For families, the immediate impact is unlikely to be dramatic: school leadership teams and teaching staff typically remain in place after ownership changes, and academic calendars proceed as planned. Over time, however, parents may notice upgraded facilities, expanded extracurricular options, and more visible use of data in tracking student progress. On the staff side, teachers may see expanded professional development offerings and cross‑network collaboration, with opportunities to move between schools and regions within the group.
The partnership arrives as education providers grapple with the longer‑term lessons of the pandemic era. Blended learning models, mental‑health support, and learning‑loss remediation are now baseline expectations. Investment in secure, robust digital platforms—both for classroom delivery and parent‑teacher communication—remains a priority. Operators are also devoting more resources to safeguarding, ESG reporting, and community engagement, all areas of growing scrutiny for institutional investors.

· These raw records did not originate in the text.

## Add 64-row output-channel variant of halo 3x3 conv kernel with cost-model selection

```diff
diff --git a/yolov3v4-modelcompression-multidatasettraining-multibackbone_amd/csrc/conv_halo_pp.hip b/yolov3v4-modelcompression-multidatasettraining-multibackbone_amd/csrc/conv_halo_pp.hip
--- a/yolov3v4-modelcompression-multidatasettraining-multibackbone_amd/csrc/conv_halo_pp.hip
+++ b/yolov3v4-modelcompression-multidatasettraining-multibackbone_amd/csrc/conv_halo_pp.hip
@@ -16,10 +16,10 @@
     }
 };
 
-template <typename T, int ACT, typename AccT>
-__device__ __forceinline__ void hpp_epilogue(const ConvArgs& a, AccT (&acc)[8][4], const f32x4 (&bvs)[8], const long (&pix)[4],
+template <typename T, int ACT, int TM, typename AccT>
+__device__ __forceinline__ void hpp_epilogue(const ConvArgs& a, AccT (&acc)[TM][4], const f32x4 (&bvs)[TM], const long (&pix)[4],
                                              const int m0, const long tile_row, const int lane, float* const stage) {
-    constexpr int TM = 8, TN = 4;
+    constexpr int TN = 4, BMW = TM * 16;
     const int mq = (lane >> 4) << 2, pc = lane & 15;
     T* const yg = reinterpret_cast<T*>(a.y);
     const T* const rg = reinterpret_cast<const T*>(a.res);
@@ -56,7 +56,7 @@
                     const int m = mbase + i * 16 + e;
                     if (pc == 15 && stage != nullptr) {
                         stage[i * 16 + mq + e] = t1;
-                        stage[128 + i * 16 + mq + e] = t2;
+                        stage[BMW + i * 16 + mq + e] = t2;
                     } else if (pc == 15 && m < a.Cout) {
                         row[m] = t1;
                         row[a.Cout + m] = t2;
@@ -66,8 +66,10 @@
             __builtin_amdgcn_wave_barrier();
             if (stage != nullptr) {
                 const int half = lane >> 5, c4 = (lane & 31) * 4;
-                const f32x4 sv = *reinterpret_cast<const f32x4*>(stage + half * 128 + c4);
-                if (m0 + c4 < a.Cout) *reinterpret_cast<f32x4*>(row + half * a.Cout + m0 + c4) = sv;
+                if (c4 < BMW) {
+                    const f32x4 sv = *reinterpret_cast<const f32x4*>(stage + half * BMW + c4);
+                    if (m0 + c4 < a.Cout) *reinterpret_cast<f32x4*>(row + half * a.Cout + m0 + c4) = sv;
+                }
             }
         }
     }
@@ -149,6 +151,7 @@
 template <int T9, int LB> struct HppAllow {
     static constexpr int in(int t) { return (t >= 0 && t < LB) ? 1 : 0; }
     static constexpr int value = T9 == 8 ? 2 : 2 + in(T9 - 2) + in(T9 - 1) + in(T9);
+    static constexpr int halo_only = value - 2;
 };
 
 template <int T9, int LB> struct HppAllow2 {
@@ -160,15 +163,17 @@
 struct HppDiv { unsigned m_img, s_img, m_wp, s_wp; };
 __device__ __forceinline__ int hpp_div(int n, unsigned m, unsigned s) { return (int)(__umulhi((unsigned)n, m) >> s); }
 
-template <typename T, int LB, int ROLE, int KFORM>
+template <typename T, int LB, int ROLE, int KFORM, int MH = 8>
 __global__ __launch_bounds__(512, 2) void conv3x3_hpp_kernel(const ConvArgs a, const int rows_hp, const int hbufs_arg, const HppDiv dv) {
     const int hbufs = hbufs_arg & 0xff;
     constexpr bool ONEBAR = KFORM == 1, REFRESH = KFORM == 2;
     constexpr int VEC = Prec<T>::VEC, BK = VEC * 4;
-    constexpr int BM = 128, BN = 512, TM = 8, TN = 4, NW = 8, SA = 4;
+    constexpr int BM = MH * 16, BN = 512, TM = MH, TN = 4, NW = 8, SA = 4;
     constexpr int A_CELLS = BM * 4;
+    constexpr bool HALF = MH == 4;
     constexpr int LBR = ROLE ? 1 : LB;
     static_assert(sizeof(T) <= 2, "f16 / int8");
+    static_assert(MH == 8 || (MH == 4 && ROLE == 0 && KFORM == 0), "the 64-row tile exists for the shipped schedule only");
     typedef typename HppMma<T>::frag_t frag_t;
     typedef typename AccOf<T>::type acc_t;
     typedef const void __attribute__((address_space(1))) * gptr_t;
@@ -205,7 +210,8 @@
     const int lrow = lane >> 2;
     const int lu = (lane & 3) ^ (((lane >> 4) & 1) << 1);
     const T* const xg = reinterpret_cast<const T*>(a.x);
-    const int wrow = (ROLE ? 2 * (wave & 3) : wave) * 16 + lrow;
+    const int wrow = (ROLE ? 2 * (wave & 3) : (HALF ? wave & 3 : wave)) * 16 + lrow;
+    const bool wpiece = !HALF || wave < 4;
     const T* const wsrc = reinterpret_cast<const T*>(a.w) + (long)min(m0 + wrow, a.m_pad - 1) * a.ktot + lu * VEC;
     const int wsrc2 = (min(m0 + wrow + 16, a.m_pad - 1) - min(m0 + wrow, a.m_pad - 1)) * a.ktot;
     auto halo_offset = [&](int j) {
@@ -325,10 +331,14 @@
     const int nk = 9 * nchunks;
     if constexpr (ROLE == 0) {
         static_for<LB>([&](auto ic) { issue_h(0, 0, ic); });
-        issue_a(0, 0, 0);
-        issue_a(1, 1, 0);
-        issue_a(2, 2, 0);
-        wait_vmcnt<2>();
+        if (wpiece) {
+            issue_a(0, 0, 0);
+            issue_a(1, 1, 0);
+            issue_a(2, 2, 0);
+            wait_vmcnt<2>();
+        } else {
+            wait_vmcnt<0>();
+        }
     } else if (group == 0) {
         issue_a(0, 0, 0);
         issue_a(1, 1, 0);
@@ -406,6 +416,44 @@
                 if (++ptap == 9) { ptap = 0; pkc += BK; }
             });
         }
+    } else if constexpr (HALF) {
+    YH_HPP_BARRIER();
+    if (group == 1) YH_HPP_BARRIER();
+    int s = 0;
+    int st_r = 0, st_w = 3;
+    int ptap = 3, pkc = 0;
+    for (int c = 0; c < nchunks; ++c) {
+        const bool more_h = LB <= 7 ? c + 1 < nchunks : false;
+        const u32x4* const hb = Hbuf + (c & (hbufs - 1)) * (rows_hp * 4);
+        const int nbuf = (c + 1) & 1, nkc = (c + 1) * BK;
+        static_for<9>([&](auto tc) {
+            constexpr int t = decltype(tc)::value;
+            const u32x4* const st = Aring + st_r * A_CELLS;
+            const int tapoff = (t / 3) * Wp + (t % 3);
+            constexpr int allow = HppAllow<t, LB>::value;
+            constexpr int allow_h = HppAllow<t, LB>::halo_only;
+            YH_HPP_PHASE({
+                read_a(st, 0);
+                read_b(hb, tapoff);
+                if (wpiece && s + 3 < nk) issue_a(st_w, ptap, pkc);
+                if constexpr (t < LB) { if (more_h) issue_h(nbuf, nkc, tc); }
+                if (wpiece) {
+                    if (more_h) wait_vmcnt<allow>();
+                    else {
+                        const int rem = nk - 2 - s;
+                        if (rem >= 2) wait_vmcnt<2>(); else if (rem == 1) wait_vmcnt<1>(); else wait_vmcnt<0>();
+                    }
+                } else {
+                    if (more_h) wait_vmcnt<allow_h>(); else wait_vmcnt<0>();
+                }
+            }, mma(H0{}), true, true);
+            ++s;
+            st_r = (st_r + 1) & (SA - 1);
+            st_w = (st_w + 1) & (SA - 1);
+            if (++ptap == 9) { ptap = 0; pkc += BK; }
+        });
+    }
+    if (group == 0) YH_HPP_BARRIER();
     } else {
     YH_HPP_BARRIER();
     if (!ONEBAR && group == 1) YH_HPP_BARRIER();
@@ -469,11 +517,11 @@
         pix[j] = (n < a.N && yy >= 1 && xx >= 1) ? ((long)n * a.H + yy - 1) * a.W + xx - 1 : -1;
     }
     const long tile_row = (long)p_tile * NW + wave;
-    float* const stage = (hbufs_arg >> 8) ? reinterpret_cast<float*>(reinterpret_cast<unsigned char*>(htab) + ((rows_hp * 4 + 15) & ~15)) + wave * 256 : nullptr;
+    float* const stage = (hbufs_arg >> 8) ? reinterpret_cast<float*>(reinterpret_cast<unsigned char*>(htab) + ((rows_hp * 4 + 15) & ~15)) + wave * (2 * BM) : nullptr;
     switch (a.act) {
-        case YH_ACT_LEAKY: hpp_epilogue<T, YH_ACT_LEAKY>(a, acc, bvs, pix, m0, tile_row, lane, stage); break;
-        case YH_ACT_MISH: hpp_epilogue<T, YH_ACT_MISH>(a, acc, bvs, pix, m0, tile_row, lane, stage); break;
-        default: hpp_epilogue<T, YH_ACT_LINEAR>(a, acc, bvs, pix, m0, tile_row, lane, stage); break;
+        case YH_ACT_LEAKY: hpp_epilogue<T, YH_ACT_LEAKY, TM>(a, acc, bvs, pix, m0, tile_row, lane, stage); break;
+        case YH_ACT_MISH: hpp_epilogue<T, YH_ACT_MISH, TM>(a, acc, bvs, pix, m0, tile_row, lane, stage); break;
+        default: hpp_epilogue<T, YH_ACT_LINEAR, TM>(a, acc, bvs, pix, m0, tile_row, lane, stage); break;
     }
 }
 
@@ -688,9 +736,9 @@
         }
         const long tile_row = (long)p_tile * NW + wave;
         switch (ae.act) {
-            case YH_ACT_LEAKY: hpp_epilogue<T, YH_ACT_LEAKY>(ae, acc, bvs, pix, m0, tile_row, lane, nullptr); break;
-            case YH_ACT_MISH: hpp_epilogue<T, YH_ACT_MISH>(ae, acc, bvs, pix, m0, tile_row, lane, nullptr); break;
-            default: hpp_epilogue<T, YH_ACT_LINEAR>(ae, acc, bvs, pix, m0, tile_row, lane, nullptr); break;
+            case YH_ACT_LEAKY: hpp_epilogue<T, YH_ACT_LEAKY, TM>(ae, acc, bvs, pix, m0, tile_row, lane, nullptr); break;
+            case YH_ACT_MISH: hpp_epilogue<T, YH_ACT_MISH, TM>(ae, acc, bvs, pix, m0, tile_row, lane, nullptr); break;
+            default: hpp_epilogue<T, YH_ACT_LINEAR, TM>(ae, acc, bvs, pix, m0, tile_row, lane, nullptr); break;
         }
         if (!has_next) break;
         vb = vnext;
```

For CVC and Partners Group, success will be measured in enrollment growth, student outcomes, parent satisfaction, and returns on invested capital. If the pair can deliver on the “quality at scale” promise, the deal could become a case study for how private markets partner with school leaders to expand access to internationally benchmarked education. If they cannot, the premium paid will look rich in hindsight. Either way, the transaction confirms that global K‑12 education sits firmly in private equity’s mainstream—and that the battle for the classroom is increasingly being fought on a global stage.